(Entries provided)

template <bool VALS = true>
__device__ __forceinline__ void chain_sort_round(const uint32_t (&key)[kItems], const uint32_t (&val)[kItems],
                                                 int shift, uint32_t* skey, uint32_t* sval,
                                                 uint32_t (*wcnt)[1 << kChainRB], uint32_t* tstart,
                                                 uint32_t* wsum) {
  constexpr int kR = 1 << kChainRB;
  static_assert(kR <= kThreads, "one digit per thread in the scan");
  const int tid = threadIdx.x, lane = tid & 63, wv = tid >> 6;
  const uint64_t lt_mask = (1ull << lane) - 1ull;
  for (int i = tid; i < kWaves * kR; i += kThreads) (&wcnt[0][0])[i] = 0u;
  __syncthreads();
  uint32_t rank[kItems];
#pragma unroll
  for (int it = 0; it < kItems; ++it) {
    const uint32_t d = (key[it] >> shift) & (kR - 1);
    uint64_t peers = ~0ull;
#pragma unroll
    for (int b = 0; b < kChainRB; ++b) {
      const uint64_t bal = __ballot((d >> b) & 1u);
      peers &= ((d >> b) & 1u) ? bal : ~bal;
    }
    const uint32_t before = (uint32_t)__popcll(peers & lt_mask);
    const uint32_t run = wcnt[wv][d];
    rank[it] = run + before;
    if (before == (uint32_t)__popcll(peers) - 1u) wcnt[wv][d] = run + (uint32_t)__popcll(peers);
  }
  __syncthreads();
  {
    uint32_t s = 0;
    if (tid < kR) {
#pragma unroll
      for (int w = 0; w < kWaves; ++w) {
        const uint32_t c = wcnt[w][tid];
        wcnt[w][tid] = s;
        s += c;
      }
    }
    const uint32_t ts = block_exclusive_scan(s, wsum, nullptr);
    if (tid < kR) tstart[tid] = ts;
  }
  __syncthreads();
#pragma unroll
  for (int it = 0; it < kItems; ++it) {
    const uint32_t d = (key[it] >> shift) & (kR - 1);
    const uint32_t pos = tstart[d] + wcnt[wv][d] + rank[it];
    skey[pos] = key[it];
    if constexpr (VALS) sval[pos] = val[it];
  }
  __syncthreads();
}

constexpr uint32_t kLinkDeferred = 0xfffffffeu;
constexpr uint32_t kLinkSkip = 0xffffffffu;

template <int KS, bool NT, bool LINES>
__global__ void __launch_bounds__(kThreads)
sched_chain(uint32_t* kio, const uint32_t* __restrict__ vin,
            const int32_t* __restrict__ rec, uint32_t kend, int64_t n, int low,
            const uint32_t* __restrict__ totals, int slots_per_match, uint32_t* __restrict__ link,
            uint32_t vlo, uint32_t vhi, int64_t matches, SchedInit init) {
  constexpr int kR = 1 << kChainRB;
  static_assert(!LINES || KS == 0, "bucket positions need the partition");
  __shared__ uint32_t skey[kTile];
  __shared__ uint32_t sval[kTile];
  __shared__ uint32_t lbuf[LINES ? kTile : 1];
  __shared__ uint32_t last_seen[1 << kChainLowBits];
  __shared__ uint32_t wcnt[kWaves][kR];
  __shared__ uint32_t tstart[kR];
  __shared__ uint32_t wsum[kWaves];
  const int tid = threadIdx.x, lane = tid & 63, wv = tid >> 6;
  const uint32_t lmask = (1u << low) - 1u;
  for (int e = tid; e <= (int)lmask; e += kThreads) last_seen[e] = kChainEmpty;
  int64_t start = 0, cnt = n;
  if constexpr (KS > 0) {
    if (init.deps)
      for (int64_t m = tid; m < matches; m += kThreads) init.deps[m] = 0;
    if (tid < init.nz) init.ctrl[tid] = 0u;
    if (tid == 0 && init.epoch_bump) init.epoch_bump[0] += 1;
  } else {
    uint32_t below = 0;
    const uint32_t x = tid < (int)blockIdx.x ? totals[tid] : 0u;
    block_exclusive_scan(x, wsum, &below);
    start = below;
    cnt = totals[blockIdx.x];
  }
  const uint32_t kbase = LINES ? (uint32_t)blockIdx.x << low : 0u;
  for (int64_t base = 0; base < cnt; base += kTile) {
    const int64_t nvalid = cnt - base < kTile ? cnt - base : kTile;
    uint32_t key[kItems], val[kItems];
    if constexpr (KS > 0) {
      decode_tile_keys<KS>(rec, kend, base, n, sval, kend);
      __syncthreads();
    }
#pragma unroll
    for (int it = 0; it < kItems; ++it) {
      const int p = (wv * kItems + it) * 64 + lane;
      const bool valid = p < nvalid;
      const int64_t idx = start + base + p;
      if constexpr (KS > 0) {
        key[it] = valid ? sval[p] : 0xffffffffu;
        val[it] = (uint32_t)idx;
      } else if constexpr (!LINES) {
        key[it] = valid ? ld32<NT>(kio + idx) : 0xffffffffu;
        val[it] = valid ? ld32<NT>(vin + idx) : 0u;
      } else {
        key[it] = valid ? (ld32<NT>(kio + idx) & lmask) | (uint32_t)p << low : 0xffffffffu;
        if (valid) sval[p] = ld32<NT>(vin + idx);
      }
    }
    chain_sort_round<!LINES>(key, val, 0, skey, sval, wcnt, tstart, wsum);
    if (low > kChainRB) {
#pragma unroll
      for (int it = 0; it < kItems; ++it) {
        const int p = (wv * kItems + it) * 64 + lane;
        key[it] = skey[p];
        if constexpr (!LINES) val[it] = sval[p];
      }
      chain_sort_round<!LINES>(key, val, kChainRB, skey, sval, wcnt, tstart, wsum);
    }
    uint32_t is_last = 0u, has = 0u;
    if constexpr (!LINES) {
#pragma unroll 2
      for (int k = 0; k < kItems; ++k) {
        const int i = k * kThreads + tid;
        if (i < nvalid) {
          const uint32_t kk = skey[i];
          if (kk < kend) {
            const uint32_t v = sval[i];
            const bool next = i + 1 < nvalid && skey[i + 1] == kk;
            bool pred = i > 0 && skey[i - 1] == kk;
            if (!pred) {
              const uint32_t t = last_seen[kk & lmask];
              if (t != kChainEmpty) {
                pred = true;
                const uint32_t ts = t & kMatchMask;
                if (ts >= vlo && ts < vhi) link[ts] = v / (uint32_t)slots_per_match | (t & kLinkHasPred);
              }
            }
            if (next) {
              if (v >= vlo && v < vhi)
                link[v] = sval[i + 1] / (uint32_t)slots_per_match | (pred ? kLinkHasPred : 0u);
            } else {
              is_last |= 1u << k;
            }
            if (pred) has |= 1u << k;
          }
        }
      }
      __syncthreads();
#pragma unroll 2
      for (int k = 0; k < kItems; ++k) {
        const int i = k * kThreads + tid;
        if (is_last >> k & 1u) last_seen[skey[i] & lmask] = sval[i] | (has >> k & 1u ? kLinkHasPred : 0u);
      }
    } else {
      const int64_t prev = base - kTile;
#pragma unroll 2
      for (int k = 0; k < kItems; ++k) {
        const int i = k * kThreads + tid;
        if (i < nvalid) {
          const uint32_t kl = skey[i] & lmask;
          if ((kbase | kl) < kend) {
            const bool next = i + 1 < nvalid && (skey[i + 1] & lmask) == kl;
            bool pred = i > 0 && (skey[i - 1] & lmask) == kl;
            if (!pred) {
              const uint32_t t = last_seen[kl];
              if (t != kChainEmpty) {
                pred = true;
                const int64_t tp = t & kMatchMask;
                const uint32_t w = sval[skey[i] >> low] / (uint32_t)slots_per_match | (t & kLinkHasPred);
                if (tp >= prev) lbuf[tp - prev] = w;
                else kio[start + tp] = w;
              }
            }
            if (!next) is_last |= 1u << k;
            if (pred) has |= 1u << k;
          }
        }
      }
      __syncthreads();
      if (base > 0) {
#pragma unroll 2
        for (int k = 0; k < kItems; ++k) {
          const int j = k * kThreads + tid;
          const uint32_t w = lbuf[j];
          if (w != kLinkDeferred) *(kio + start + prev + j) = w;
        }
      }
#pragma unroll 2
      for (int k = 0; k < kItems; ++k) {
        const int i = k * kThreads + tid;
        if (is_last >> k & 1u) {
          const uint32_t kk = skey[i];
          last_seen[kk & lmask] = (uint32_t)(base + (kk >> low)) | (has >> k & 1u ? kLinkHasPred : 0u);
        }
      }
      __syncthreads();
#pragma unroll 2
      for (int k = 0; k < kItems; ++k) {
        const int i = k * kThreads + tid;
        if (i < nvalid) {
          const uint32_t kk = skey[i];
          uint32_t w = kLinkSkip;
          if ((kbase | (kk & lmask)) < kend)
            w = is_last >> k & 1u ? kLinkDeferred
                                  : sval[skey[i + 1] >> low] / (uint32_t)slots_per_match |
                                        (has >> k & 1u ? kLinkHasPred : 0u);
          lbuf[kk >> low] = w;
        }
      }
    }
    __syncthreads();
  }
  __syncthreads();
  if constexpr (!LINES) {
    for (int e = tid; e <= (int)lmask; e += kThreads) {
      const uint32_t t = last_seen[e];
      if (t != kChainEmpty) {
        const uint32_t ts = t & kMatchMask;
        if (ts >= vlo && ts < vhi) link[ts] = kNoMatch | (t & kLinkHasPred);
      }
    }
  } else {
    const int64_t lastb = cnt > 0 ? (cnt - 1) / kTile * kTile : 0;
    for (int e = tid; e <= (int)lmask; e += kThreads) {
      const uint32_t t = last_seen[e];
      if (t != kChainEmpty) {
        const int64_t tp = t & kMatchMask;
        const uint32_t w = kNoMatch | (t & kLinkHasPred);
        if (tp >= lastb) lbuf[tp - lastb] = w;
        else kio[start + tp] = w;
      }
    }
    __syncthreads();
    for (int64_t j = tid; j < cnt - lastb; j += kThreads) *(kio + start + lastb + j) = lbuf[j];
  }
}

(End Entries provided)

Activity: Look through the listing above and copy each line where the string "kWaves" occurs.

The answer:
  for (int i = tid; i < kWaves * kR; i += kThreads) (&wcnt[0][0])[i] = 0u;
      for (int w = 0; w < kWaves; ++w) {
  __shared__ uint32_t wcnt[kWaves][kR];
  __shared__ uint32_t wsum[kWaves];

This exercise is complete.